Hallo skipper-wolli #6

auch von mir ein "HERZLICH WILLKOMMEN IM / AN BOARD" !!! #6 #6

Hier wird Dir geholfen...ich habe mal ein wenig gegoogelt und das hier gefunden!  

Hier ist die amerikanische Seite des Herstellers !  

Hier geht´s zum Download Deines Echolots!  #6 

--> Einfach auswählen und downloaden...ist aber nicht deutsch...aber für den Anfang müßt´s schon mal ok sein ! 
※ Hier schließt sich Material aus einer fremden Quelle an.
# bliunlpr/Robust_e2e_gan

Measured on AMD Instinct MI355X. Metric: joint_train utterances/sec, higher is better.
Workload: dtype f32; 1 GPU; config4: joint_train.py full GAN+ASR step, B=32 per GPU, T=800, F=257->80, L=40, V=4233, enhancer 2xBLSTM-256, VGG+3xBLSTMP-512, loc-attention decoder 300, D basic ndf64, Adadelta; global_batch=32, per_rank_batch=32, parallelism=dp1, utterance_lengths=560..800 frames (mean 680 of T=800)

## Files before the change

robust_e2e_gan_amd/csrc/wino44.hip:

```cpp
#include <hip/hip_runtime.h>
#include "../../include/re2e.h"
#include "common.h"

namespace {

template <class T>
__device__ __forceinline__ void bt5(const T& d0, const T& d1, const T& d2, const T& d3, const T& d4, T (&r)[5]) {
  r[0] = 2.f * d0 - d1 - 2.f * d2 + d3;
  r[1] = -2.f * d1 - d2 + d3;
  r[2] = 2.f * d1 - 3.f * d2 + d3;
  r[3] = d3 - d1;
  r[4] = 2.f * d1 - d2 - 2.f * d3 + d4;
}
__device__ __forceinline__ void g4(float k0, float k1, float k2, float k3, float (&r)[5]) {
  r[0] = 0.5f * k0;
  r[1] = -0.5f * (k0 + k1 + k2 + k3);
  r[2] = (-k0 + k1 - k2 + k3) * (1.f / 6.f);
  r[3] = (k0 + 2.f * k1 + 4.f * k2 + 8.f * k3) * (1.f / 6.f);
  r[4] = k3;
}

__global__ __launch_bounds__(256) void w44_filter_kernel(const float* __restrict__ w, int Cout, int Cin, int dgrad, float* __restrict__ U) {
  const int Cp = dgrad ? Cout : Cin, Op = dgrad ? Cin : Cout;
  const long i = (long)blockIdx.x * 256 + threadIdx.x;
// ... 53 lines not shown
  float* vp = V + p * tile_stride + c4 * 4;
#pragma unroll
  for (int a = 0; a < 5; ++a) {
    f32x4 r[5];
    bt5(t[a][0], t[a][1], t[a][2], t[a][3], t[a][4], r);
#pragma unroll
    for (int b = 0; b < 5; ++b) *reinterpret_cast<f32x4*>(vp + (long)(a * 5 + b) * pos_stride) = r[b];
  }
}

__global__ __launch_bounds__(256) void w44_output_kernel(const float* __restrict__ M, long P, int Cout, int OH, int OW, int ty, int tx,
                                                         float* __restrict__ out) {
  const int o4n = Cout >> 2;
  const long i = (long)blockIdx.x * 256 + threadIdx.x;
  if (i >= P * o4n) return;
  const int o4 = (int)(i % o4n);
  const long p = i / o4n;
  const int x = (int)(p % tx), y = (int)((p / tx) % ty), n = (int)(p / ((long)tx * ty));
  const float* mp = M + p * Cout + o4 * 4;
  const long ps = P * Cout;
  f32x4 s[2][5];
#pragma unroll
  for (int b = 0; b < 5; ++b) {
    f32x4 m[5];
#pragma unroll
    for (int a = 0; a < 5; ++a) m[a] = *reinterpret_cast<const f32x4*>(mp + (long)(a * 5 + b) * ps);
    s[0][b] = m[0] + m[1] + m[2] + m[3];
    s[1][b] = m[1] - m[2] + 2.f * m[3] + m[4];
  }
#pragma unroll
  for (int a = 0; a < 2; ++a) {
    const int oy = 2 * y + a;
    if (oy >= OH) continue;
    const f32x4 y0 = s[a][0] + s[a][1] + s[a][2] + s[a][3];
    const f32x4 y1 = s[a][1] - s[a][2] + 2.f * s[a][3] + s[a][4];
    float* op = out + (((long)n * OH + oy) * OW + 2 * x) * Cout + o4 * 4;
    *reinterpret_cast<f32x4*>(op) = y0;
    if (2 * x + 1 < OW) *reinterpret_cast<f32x4*>(op + Cout) = y1;
  }
}

template <class T>
__device__ __forceinline__ void a5(const T& y0, const T& y1, T (&r)[5]) {
  r[0] = y0; r[1] = y0 + y1; r[2] = y0 - y1; r[3] = y0 + 2.f * y1; r[4] = y1;
}
__global__ __launch_bounds__(256) void w44_dout_kernel(const float* __restrict__ dy, int NI, int OH, int OW, int Cout, int ty, int tx, long P, long Ppad,
                                                       float* __restrict__ dM) {
  const int o4n = Cout >> 2;
  const long i = (long)blockIdx.x * 256 + threadIdx.x;
  if (i >= Ppad * o4n) return;
  const int o4 = (int)(i % o4n);
  const long p = i / o4n;
  const int x = (int)(p % tx), y = (int)((p / tx) % ty), n = p < P ? (int)(p / ((long)tx * ty)) : -1;
  const f32x4 zero = {0.f, 0.f, 0.f, 0.f};
  f32x4 g[2][2];
#pragma unroll
  for (int a = 0; a < 2; ++a)
#pragma unroll
    for (int b = 0; b < 2; ++b) {
      const int oy = 2 * y + a, ox = 2 * x + b;
      g[a][b] = (n >= 0 && oy < OH && ox < OW) ? *reinterpret_cast<const f32x4*>(dy + (((long)n * OH + oy) * OW + ox) * Cout + o4 * 4) : zero;
    }
  f32x4 t0[5], t1[5];
  a5(g[0][0], g[1][0], t0);
  a5(g[0][1], g[1][1], t1);
  float* mp = dM + p * Cout + o4 * 4;
  const long ps = Ppad * Cout;
#pragma unroll
  for (int a = 0; a < 5; ++a) {
    f32x4 r[5];
    a5(t0[a], t1[a], r);
#pragma unroll
    for (int b = 0; b < 5; ++b) *reinterpret_cast<f32x4*>(mp + (long)(a * 5 + b) * ps) = r[b];
  }
}

__global__ __launch_bounds__(256) void w44_wgrad_final_kernel(const float* __restrict__ slabs, int C, int Cout, int sub, float* __restrict__ gw, float beta) {
  const long i = (long)blockIdx.x * 256 + threadIdx.x;
  if (i >= (long)C * Cout) return;
  const int o = (int)(i % Cout), c = (int)(i / Cout);
  const long ss = (long)C * Cout;
  float u[5][5];
#pragma unroll
  for (int pos = 0; pos < 25; ++pos) {
    float v = 0.f;
    for (int z = 0; z < sub; ++z) v += slabs[((long)pos * sub + z) * ss + i];
    u[pos / 5][pos % 5] = v;
  }
  auto gt = [](float v0, float v1, float v2, float v3, float v4, float (&r)[4]) {
    const float s6 = 1.f / 6.f;
    r[0] = 0.5f * v0 - 0.5f * v1 - s6 * v2 + s6 * v3;
    r[1] = -0.5f * v1 + s6 * v2 + 2.f * s6 * v3;
    r[2] = -0.5f * v1 - s6 * v2 + 4.f * s6 * v3;
    r[3] = -0.5f * v1 + s6 * v2 + 8.f * s6 * v3 + v4;
  };
  float t[4][5];
#pragma unroll
  for (int y = 0; y < 5; ++y) {
    float r[4];
    gt(u[0][y], u[1][y], u[2][y], u[3][y], u[4][y], r);
#pragma unroll
    for (int a = 0; a < 4; ++a) t[a][y] = r[a];
  }
  float* wp = gw + ((long)o * C + c) * 16;
#pragma unroll
  for (int a = 0; a < 4; ++a) {
    float r[4];
    gt(t[a][0], t[a][1], t[a][2], t[a][3], t[a][4], r);
#pragma unroll
    for (int b = 0; b < 4; ++b) wp[a * 4 + b] = beta != 0.f ? wp[a * 4 + b] + r[b] : r[b];
  }
}

struct W44Plan { int OH, OW, ty, tx; long P; size_t u_off, v_off, m_off, total; };
W44Plan w44_plan(int NI, int H, int W, int C, int Cout, int pad) {
  W44Plan p;
  p.OH = H + 2 * pad - 3; p.OW = W + 2 * pad - 3;
  p.ty = (p.OH + 1) / 2; p.tx = (p.OW + 1) / 2;
  p.P = (long)NI * p.ty * p.tx;
  auto up = [](size_t b) { return (b + 255) & ~(size_t)255; };
  p.u_off = 0;
  p.v_off = up((size_t)25 * C * Cout * 4);
  p.m_off = p.v_off + up((size_t)p.P * 25 * C * 4);
  p.total = p.m_off + up((size_t)p.P * 25 * Cout * 4);
  return p;
}
}

WinoFit wino4x4_fit(int NI, int H, int W, int C, int Cout, int pad) {
  if (C % 16 || Cout % 4) return kWinoChannels;
  const W44Plan p = w44_plan(NI, H, W, C, Cout, pad);
  return p.P * 25 * C * 4 >= 0xFFFFFFF0L || (long)Cout * 25 * C * 4 >= 0xFFFFFFF0L || p.P >= 0x7fffffffL ? kWinoBytes : kWinoFits;
}
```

So denn, dann mal viel Spass !!! 

Viele Grüsse #h
Robert


----------



## skipper-wolli (16. Dezember 2003)

*Wow-endlich ein Hinweis!*

Hallo Robert,

vielen Dank für Deinen Hinweis! Habe mir natürlich sofort wenigstens die englische Bedienungsanleitung downgeloadet! Lieber wäre mir zwar eine deutsche Anleitung (so super ist nämlich mein englisch nicht), aber besser eine englische Anleitung als gar keine! Außerdem weiß ich jetzt wenigstens was ich über die Feiertage tun kann - übersetzen.

Also nochmal meinen herzlichsten Dank für den Link.

Viele Grüße
Skipper-Wolli :z


----------



## Nick_A (16. Dezember 2003)

Hi Skipper-Wolli #h

freut mich, dass ich Dir helfen konnte !!! #6 Und so kommst Du wenigsten wieder in die englische Sprache rein 

Vielleicht finde ich ja noch irgendwo die Deutsche Anleitung...ich würde sie dann auch hier reinstellen!  :m

Viele Grüsse #h
Robert


----------



## Meeresangler_Schwerin (16. Dezember 2003)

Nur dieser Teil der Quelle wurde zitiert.